Handling Interruptions

class InterruptibleAssistant:
    def __init__(self):
        self.current_response = None
        self.is_speaking = False

    async def handle_input(self, audio_chunk: bytes):
        # Detect speech during output
        if self.is_speaking and contains_speech(audio_chunk):
            # User interrupted
            await self.stop_current_response()
            self.is_speaking = False

        # Process new input
        transcript = await self.transcribe(audio_chunk)
        if transcript:
            await self.generate_and_speak(transcript)
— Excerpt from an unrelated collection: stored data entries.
# FIT-2023-SLAM-indoor/slam-indoor-code

Hardware: AMD Instinct MI355X
Metric: frames/sec (extract+match+BA) @1080p 10k kpts, 1/2/4/8 GPU; final reproj RMSE (higher is better)
Workload: dtype u8/i8 (int8 MFMA distances, f32 SIFT)

## Files before the change

### slam-indoor-code_amd/csrc/api.cpp

```cpp
#include <algorithm>
#include <cstdlib>
#include <chrono>
#include <cfloat>
#include <cmath>
#include <cstring>
#include <vector>

#include "slamhip_internal.h"

namespace slamhip {

hipError_t DevBuf::ensure(size_t n)
{
    if (n <= bytes && p) return hipSuccess;
    if (p) { (void)hipFree(p); p = nullptr; bytes = 0; }
    size_t want = n < 256 ? 256 : n;
    want = (want + 4095) & ~(size_t)4095;
    hipError_t e = hipMalloc(&p, want);
    if (e == hipSuccess) bytes = want;
    return e;
}

void DevBuf::release()
{
// ... 337 lines not shown
{
    int n = 0;
    if (hipGetDeviceCount(&n) != hipSuccess || device < 0 || device >= n) return nullptr;
    if (hipSetDevice(device) != hipSuccess) return nullptr;
    slam_ctx* c = new slam_ctx();
    c->device = device;
    int least = 0, greatest = 0;
    hipError_t e;
    if (priority > 0 && hipDeviceGetStreamPriorityRange(&least, &greatest) == hipSuccess)
        e = hipStreamCreateWithPriority(&c->stream, hipStreamNonBlocking, greatest);
    else
        e = hipStreamCreateWithFlags(&c->stream, hipStreamNonBlocking);
    if (e != hipSuccess) {
        delete c;
        return nullptr;
    }
    hipDeviceProp_t prop;
    if (hipGetDeviceProperties(&prop, device) == hipSuccess && prop.multiProcessorCount > 0)
        c->cu_count = prop.multiProcessorCount;
    init_consts(c);
    return c;
}

void slam_destroy(slam_ctx* c)
{
    if (!c) return;
    (void)hipSetDevice(c->device);
    (void)hipStreamSynchronize(c->stream);
    DevBuf* bufs[] = {&c->gray, &c->scores, &c->masks, &c->band_cnt, &c->band_pref, &c->frame_info, &c->ftmp,
                      &c->grad, &c->orbblur, &c->kps, &c->kp_frame, &c->desc_u8, &c->desc_f32,
                      &c->desc_norm, &c->desc_exp, &c->query_norm, &c->knn_part, &c->match_rec, &c->match_flag,
                      &c->match_cnt, &c->match_out, &c->frames_in, &c->qbuf, &c->tbuf, &c->misc, &c->ba_obs,
                      &c->ba_par, &c->ba_jac, &c->ba_red, &c->ba_S, &c->ba_aux, &c->sd_pyr, &c->sd_cand,
                      &c->sd_kps, &c->sd_kpc, &c->sift_tab, &c->sift_band_buf, &c->sift_cols_buf, &c->sift_cols_park, &c->sift_colw_buf, &c->sift_split, &c->sift_split_cnt, &c->geom, &c->cluster, &c->delaunay};
    for (DevBuf* b : bufs) b->release();
    if (c->h_up) (void)hipHostFree(c->h_up);
    if (c->ev_up) (void)hipEventDestroy(c->ev_up);
    if (c->h_rb) (void)hipHostFree(c->h_rb);
    if (c->h_win) (void)hipHostFree(c->h_win);
    if (c->ev_win) (void)hipEventDestroy(c->ev_win);
    if (c->ev_rdev) (void)hipEventDestroy(c->ev_rdev);
    if (c->ev_order) (void)hipEventDestroy(c->ev_order);
    for (hipEvent_t e : c->ev_stage)
        if (e) (void)hipEventDestroy(e);
    if (c->h_async) (void)hipHostFree(c->h_async);
    for (auto& f : c->prof)
        for (hipEvent_t e : f.ev) (void)hipEventDestroy(e);
    if (c->ev_sync) (void)hipEventDestroy(c->ev_sync);
    (void)hipStreamDestroy(c->stream);
    delete c;
}

const char* slam_last_error(const slam_ctx* c) { return c ? c->err.c_str() : "no context"; }

int slam_synchronize(slam_ctx* c)
{
    if (!c) return SLAM_E_INVALID_ARG;
    return stream_sync(c, c->stream);
}

int slam_matcher_type(int use_sift_bf, int use_sift_flann, int use_orb)
{
    if (use_sift_bf) return SLAM_SIFT_BF;
    if (use_sift_flann) return SLAM_SIFT_FLANN;
    if (use_orb) return SLAM_ORB_BF;
    return SLAM_E_BAD_MATCHER;
}
// ... 1025 lines not shown
```

### slam-indoor-code_amd/csrc/fast.hip

```cpp
#include "slamhip_internal.h"

namespace slamhip {

namespace {

constexpr int TW = kFastTileW, TH = 4 * kFastTileH;
constexpr int HALO = 4;
constexpr int LW = TW + 2 * HALO;
constexpr int LH = TH + 2 * HALO;
constexpr int SW = TW + 2, SH = TH + 2;
constexpr int SWP = LW;
constexpr int NG = SWP / 4;
static_assert(NG * 4 >= SW + 2, "the last group of a row is past the score columns");
constexpr int kBandsPerTile = TH / kFastTileH;
constexpr int kFastThreads = 256, kFastWaves = kFastThreads / 64;
static_assert(TH % kFastTileH == 0 && kFastWaves % kBandsPerTile == 0 && TH % kFastWaves == 0,
              "whole bands per tile, whole waves per band");
static_assert(TH * 16 % kFastThreads == 0, "whole gray store passes");

struct DetectParams {
    const uint8_t* img;
    size_t frame_stride, row_stride;
    int channels, w, h, thr, border;
    int ntx, nbands;
// ... 322 lines not shown
            int mx = max(max(sc[r][c], sc[r][c + 1]), sc[r][c + 2]);
            mx = max(mx, max(sc[r + 1][c], sc[r + 1][c + 2]));
            mx = max(mx, max(max(sc[r + 2][c], sc[r + 2][c + 1]), sc[r + 2][c + 2]));
            keep = s > mx;
        }
        const int gx = tx * TW + c;
        keep = keep && gx < p.w;
        const bool keepf = keep && gx >= bx && gx < p.w - bx && gy >= bx && gy < p.h - bx;
        kraw |= (uint32_t)keep << (c - 16 * qd);
        kfil |= (uint32_t)keepf << (c - 16 * qd);
        if (keepf) p.scores[(size_t)f * p.w * p.h + (size_t)gy * p.w + gx] = (uint8_t)s;
    }
    uint32_t lo32 = qd == 0 ? kfil : (qd == 1 ? kfil << 16 : 0u);
    uint32_t hi32 = qd == 2 ? kfil : (qd == 3 ? kfil << 16 : 0u);
    lo32 |= __shfl_xor(lo32, 1, 64);
    hi32 |= __shfl_xor(hi32, 1, 64);
    lo32 |= __shfl_xor(lo32, 2, 64);
    hi32 |= __shfl_xor(hi32, 2, 64);
    if (qd == 0 && gy < p.h) p.masks[((size_t)f * p.h + gy) * p.ntx + tx] = ((uint64_t)hi32 << 32) | lo32;
    int craw = __popc(kraw), cfil = __popc(kfil);
#pragma unroll
    for (int o = 32; o > 0; o >>= 1) {
        craw += __shfl_xor(craw, o, 64);
        cfil += __shfl_xor(cfil, o, 64);
    }
    const int band = ty * kBandsPerTile + (tid >> 6);
    if (lane == 0 && band < p.nbands) {
        int* bc = p.band_cnt + ((size_t)f * p.nbands + band) * 2;
        if (craw) atomicAdd(&bc[0], craw);
        if (cfil) atomicAdd(&bc[1], cfil);
    }
}

__global__ __launch_bounds__(1024) void fast_finalize(const int* band_cnt, int nframes, int nbands,
                                                      int* band_pref, int4* frame_info, int* total, int cap)
{
    __shared__ int cnt[1024];
    __shared__ int raw[1024];
    const int lane = threadIdx.x & 63, wave = threadIdx.x >> 6;
    for (int base = 0; base < nframes; base += 1024) {
        for (int fl = wave; fl < 1024 && base + fl < nframes; fl += 16) {
            const int f = base + fl;
            int run = 0, rsum = 0;
            for (int b0 = 0; b0 < nbands; b0 += 64) {
                const int b = b0 + lane;
                int c = 0, r = 0;
                if (b < nbands) {
                    c = band_cnt[((size_t)f * nbands + b) * 2 + 1];
                    r = band_cnt[((size_t)f * nbands + b) * 2 + 0];
                }
                int incl = c;
#pragma unroll
                for (int o = 1; o < 64; o <<= 1) {
                    const int v = __shfl_up(incl, o, 64);
                    if (lane >= o) incl += v;
                }
                if (b < nbands) band_pref[(size_t)f * nbands + b] = run + incl - c;
                run += __shfl(incl, 63, 64);
#pragma unroll
                for (int o = 32; o > 0; o >>= 1) r += __shfl_xor(r, o, 64);
                rsum += r;
            }
            if (lane == 0) { cnt[fl] = run; raw[fl] = rsum; }
        }
        __syncthreads();
        if (threadIdx.x == 0) {
            int off = base == 0 ? 0 : *total;
            for (int i = 0; i < 1024 && base + i < nframes; i++) {
                frame_info[base + i] = make_int4(off, min(cnt[i], max(cap - off, 0)), raw[i], 0);
                off += cnt[i];
            }
            *total = off;
        }
        __syncthreads();
// ... 106 lines not shown
    static const int dbg = [] { return diag_env_int("SLAMHIP_FAST_DBG"); }();
    p.dbg = dbg;
    p.gray = c->gray.as<uint8_t>(); p.masks = c->masks.as<uint64_t>(); p.scores = c->scores.as<uint8_t>();
    p.band_cnt = c->band_cnt.as<int>();
    c->batch.ntx = ntx;
    c->batch.nbands = nbands;
    dim3 grid(ntx, nty, nframes);
    prof_begin(c, 0, s);
    if (type == SLAM_FAST_TYPE_9_16) {
        if (nonmax) hipLaunchKernelGGL((fast_detect<1, 16>), grid, dim3(kFastThreads), 0, s, p);
        else hipLaunchKernelGGL((fast_detect<0, 16>), grid, dim3(kFastThreads), 0, s, p);
    } else if (type == SLAM_FAST_TYPE_7_12) {
        if (nonmax) hipLaunchKernelGGL((fast_detect<1, 12>), grid, dim3(kFastThreads), 0, s, p);
        else hipLaunchKernelGGL((fast_detect<0, 12>), grid, dim3(kFastThreads), 0, s, p);
    } else {
        if (nonmax) hipLaunchKernelGGL((fast_detect<1, 8>), grid, dim3(kFastThreads), 0, s, p);
        else hipLaunchKernelGGL((fast_detect<0, 8>), grid, dim3(kFastThreads), 0, s, p);
    }
    prof_end(c, 0, s);
    return hipGetLastError();
}

hipError_t launch_fast_emit(slam_ctx* c, hipStream_t s, int nframes, int w, int h, int cap)
{
    const int ntx = c->batch.ntx, nbands = c->batch.nbands;
    if (ntx * kFastTileH > 1024) return hipErrorInvalidValue;
    c->fast_gen++;
    hipError_t e;
    if ((e = c->band_pref.ensure((size_t)nframes * nbands * sizeof(int))) != hipSuccess) return e;
    if ((e = c->frame_info.ensure((size_t)nframes * sizeof(int4))) != hipSuccess) return e;
    if ((e = c->misc.ensure(256)) != hipSuccess) return e;
    if ((e = c->kps.ensure((size_t)cap * sizeof(slam_keypoint))) != hipSuccess) return e;
    if ((e = c->kp_frame.ensure((size_t)cap * sizeof(int))) != hipSuccess) return e;
    hipLaunchKernelGGL(fast_finalize, dim3(1), dim3(1024), 0, s, c->band_cnt.as<int>(), nframes, nbands,
                       c->band_pref.as<int>(), c->frame_info.as<int4>(), c->misc.as<int>(), cap);
    EmitParams p;
    p.masks = c->masks.as<uint64_t>(); p.scores = c->scores.as<uint8_t>();
    p.band_pref = c->band_pref.as<int>(); p.frame_info = c->frame_info.as<int4>();
    p.w = w; p.h = h; p.ntx = ntx; p.nbands = nbands; p.cap = cap;
    p.kps = c->kps.as<slam_keypoint>(); p.kp_frame = c->kp_frame.as<int>();
    hipLaunchKernelGGL(fast_emit, dim3(nbands, nframes), dim3(1024), 0, s, p);
    return hipGetLastError();
}

}
```

### slam-indoor-code_amd/csrc/knn.hip

```cpp
#include <cfloat>
#include <climits>
#include <cstdlib>

#include <type_traits>

#include "slamhip_internal.h"

namespace slamhip {

namespace {

typedef int v4i __attribute__((ext_vector_type(4)));
typedef int v16i __attribute__((ext_vector_type(16)));
typedef int v8i __attribute__((ext_vector_type(8)));
typedef float v16f __attribute__((ext_vector_type(16)));

enum { MODE_L2 = 0, MODE_HAM = 1, MODE_SQRT = 2, MODE_L2P = 3, MODE_HAMP = 4, MODE_L1P = 5 };

struct KnnParams {
    const uint8_t* q;
    const int* qnorm;
    int nq;
    const uint8_t* t;
    const int* tnorm;
// ... 686 lines not shown
        if (p.mode == MODE_L2) {
            const int qn = p.qnorm[q];
            if (x0 >= 0) d0 = cr_sqrtf((float)(qn + e0));
            if (x1 >= 0) d1 = cr_sqrtf((float)(qn + e1));
        } else if (p.mode == MODE_HAM) {
            if (x0 >= 0) d0 = (float)((256 + e0) / 2);
            if (x1 >= 0) d1 = (float)((256 + e1) / 2);
        } else if (p.mode == MODE_L2P) {
            const int qn = p.qnorm[q];
            if (x0 >= 0) d0 = cr_sqrtf((float)(qn + e0 - (1 << 21)));
            if (x1 >= 0) d1 = cr_sqrtf((float)(qn + e1 - (1 << 21)));
        } else if (p.mode == MODE_HAMP) {
            if (x0 >= 0) d0 = (float)(e0 / 2);
            if (x1 >= 0) d1 = (float)(e1 / 2);
        } else if (p.mode == MODE_L1P) {
            if (x0 >= 0) d0 = (float)e0;
            if (x1 >= 0) d1 = (float)e1;
        } else {
            if (x0 >= 0) d0 = __int_as_float(e0);
            if (x1 >= 0) d1 = __int_as_float(e1);
        }
        const size_t o = (size_t)fr * p.nq + q;
        if (p.top_idx) { p.top_idx[o] = make_int2(x0, x1); p.top_dist[o] = make_float2(d0, d1); }
        ok = x0 >= 0 && x1 >= 0 && (double)d0 < p.ratio * (double)d1;
        slam_dmatch m;
        m.queryIdx = q; m.trainIdx = x0; m.imgIdx = 0; m.distance = d0;
        p.rec[o] = m;
        p.flag[o] = ok ? 1 : 0;
    }
    const uint64_t b = __ballot(ok);
    if ((threadIdx.x & 63) == 0 && b) atomicAdd(&p.counts[fr], __popcll(b));
}

__global__ __launch_bounds__(1024) void knn_compact(const slam_dmatch* rec, const uint8_t* flag, int nq,
                                                    slam_dmatch* out, int* out_counts, int stride)
{
    __shared__ int wtot[16];
    __shared__ int running;
    const int fr = blockIdx.x, t = threadIdx.x, lane = t & 63, wave = t >> 6;
    if (t == 0) running = 0;
    __syncthreads();
    for (int base = 0; base < nq; base += 1024) {
        const int q = base + t;
        const int f = (q < nq) ? flag[(size_t)fr * nq + q] : 0;
        const uint64_t b = __ballot(f != 0);
        const int below = __popcll(b & ((1ull << lane) - 1));
        if (lane == 0) wtot[wave] = __popcll(b);
        __syncthreads();
        int wb = running;
        for (int i = 0; i < wave; i++) wb += wtot[i];
        if (f) out[(size_t)fr * stride + wb + below] = rec[(size_t)fr * nq + q];
        __syncthreads();
        if (t == 0) { int s = 0; for (int i = 0; i < 16; i++) s += wtot[i]; running += s; }
        __syncthreads();
    }
    if (t == 0) out_counts[fr] = running;
}

int knn_pipe_mode()
{
    static const int m = [] {
        const char* e = getenv("SLAMHIP_KNN_PIPE");
        return e ? atoi(e) : 0;
    }();
    return m;
}
bool knn_pipe_enabled() { return knn_pipe_mode() == 1; }

}

hipError_t launch_knn(slam_ctx* c, hipStream_t s, int kb, const void* q, const int32_t* qnorm, int nq,
                      const void* t, const int32_t* tnorm, const int32_t* t_info, int nframes, int max_nt,
                      int mode, int tsplit, int4* part)
{
    if (nq <= 0 || nframes <= 0) return hipSuccess;
    if (mode == MODE_L2P && (max_nt + tsplit - 1) / tsplit > 1024) return hipErrorInvalidValue;
    if (mode == MODE_HAMP && (max_nt + tsplit - 1) / tsplit > 1024) return hipErrorInvalidValue;
    if (mode == MODE_L1P && (max_nt + tsplit - 1) / tsplit > (1 << 17)) return hipErrorInvalidValue;
    KnnParams p;
    p.q = (const uint8_t*)q; p.qnorm = qnorm; p.nq = nq; p.t = (const uint8_t*)t; p.tnorm = tnorm;
    p.t_info = (const int4*)t_info; p.tsplit = tsplit; p.part = part;
    p.keymul = mode == MODE_HAMP ? -(1 << 22) : -(1 << 11);
    static const int kxcd = [] { const char* e = getenv("SLAMHIP_KNN_XCD"); return e && e[0] == '1' ? 1 : 0; }();
    p.xcd = kxcd;
    const bool pipe1 = kb == 128 && mode == MODE_L2P && knn_pipe_mode() == 2;
    const bool qt1 = kb == 128 && mode == MODE_L2P && knn_pipe_mode() == 3;
// ... 10 lines not shown
        hipLaunchKernelGGL((knn_pipe<KNN_QT, KNN_PIPE_MINB, false>), grid, dim3(256), 0, s, p);
    else if (kb == kOrbExpBytes && mode == MODE_HAMP && knn_pipe_enabled())
        hipLaunchKernelGGL((knn_pipe<2, KNN_PIPE_MINB, true>), grid, dim3(256), 0, s, p);
    else if (kb == 128 && mode == MODE_L2P)
        hipLaunchKernelGGL((knn_mfma_pk<128, false, KNN_QT, KNN_MINB, KNN_NTH>), grid, dim3(KNN_NTH), 0, s, p);
    else if (kb == kOrbExpBytes && mode == MODE_HAMP) hipLaunchKernelGGL((knn_mfma_pk<kOrbExpBytes, true, 2, 4>), grid, dim3(256), 0, s, p);
    else if (kb == 128 && mode == MODE_L1P)
        hipLaunchKernelGGL((knn_l1<2>), dim3((nq + 511) / 512, nframes, tsplit), dim3(256), 0, s, p);
    else { prof_end(c, 2, s); return hipErrorInvalidValue; }
    prof_end(c, 2, s);
    return hipGetLastError();
}
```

    async def stop_current_response(self):
        if self.current_response:
            self.current_response.cancel()
            # Acknowledge interruption
            await self.speak("Sure, go ahead.")

Production Concerns

Latency Optimization

latency_optimization:
  streaming:
    - Stream audio as it's generated
    - Start speaking before full response
    - Reduces perceived latency

  caching:
    - Cache common responses
    - Pre-generate frequent phrases
    - Reduces synthesis latency

  edge_deployment:
    - Process near user when possible
    - Reduce network round trips

  model_selection:
    - tts-1 faster than tts-1-hd
    - Trade quality for speed when appropriate

Quality Monitoring

voice_quality_metrics:
  technical:
    - Transcription accuracy (WER)
    - Speech synthesis quality (MOS)
    - End-to-end latency

  user_experience:
    - Task completion rate
    - Conversation length
    - Repeat/clarification rate

  business:
    - User satisfaction (CSAT)
    - Containment rate (for support)
    - Cost per conversation

Key Takeaways

Voice AI is ready for production. Build thoughtfully.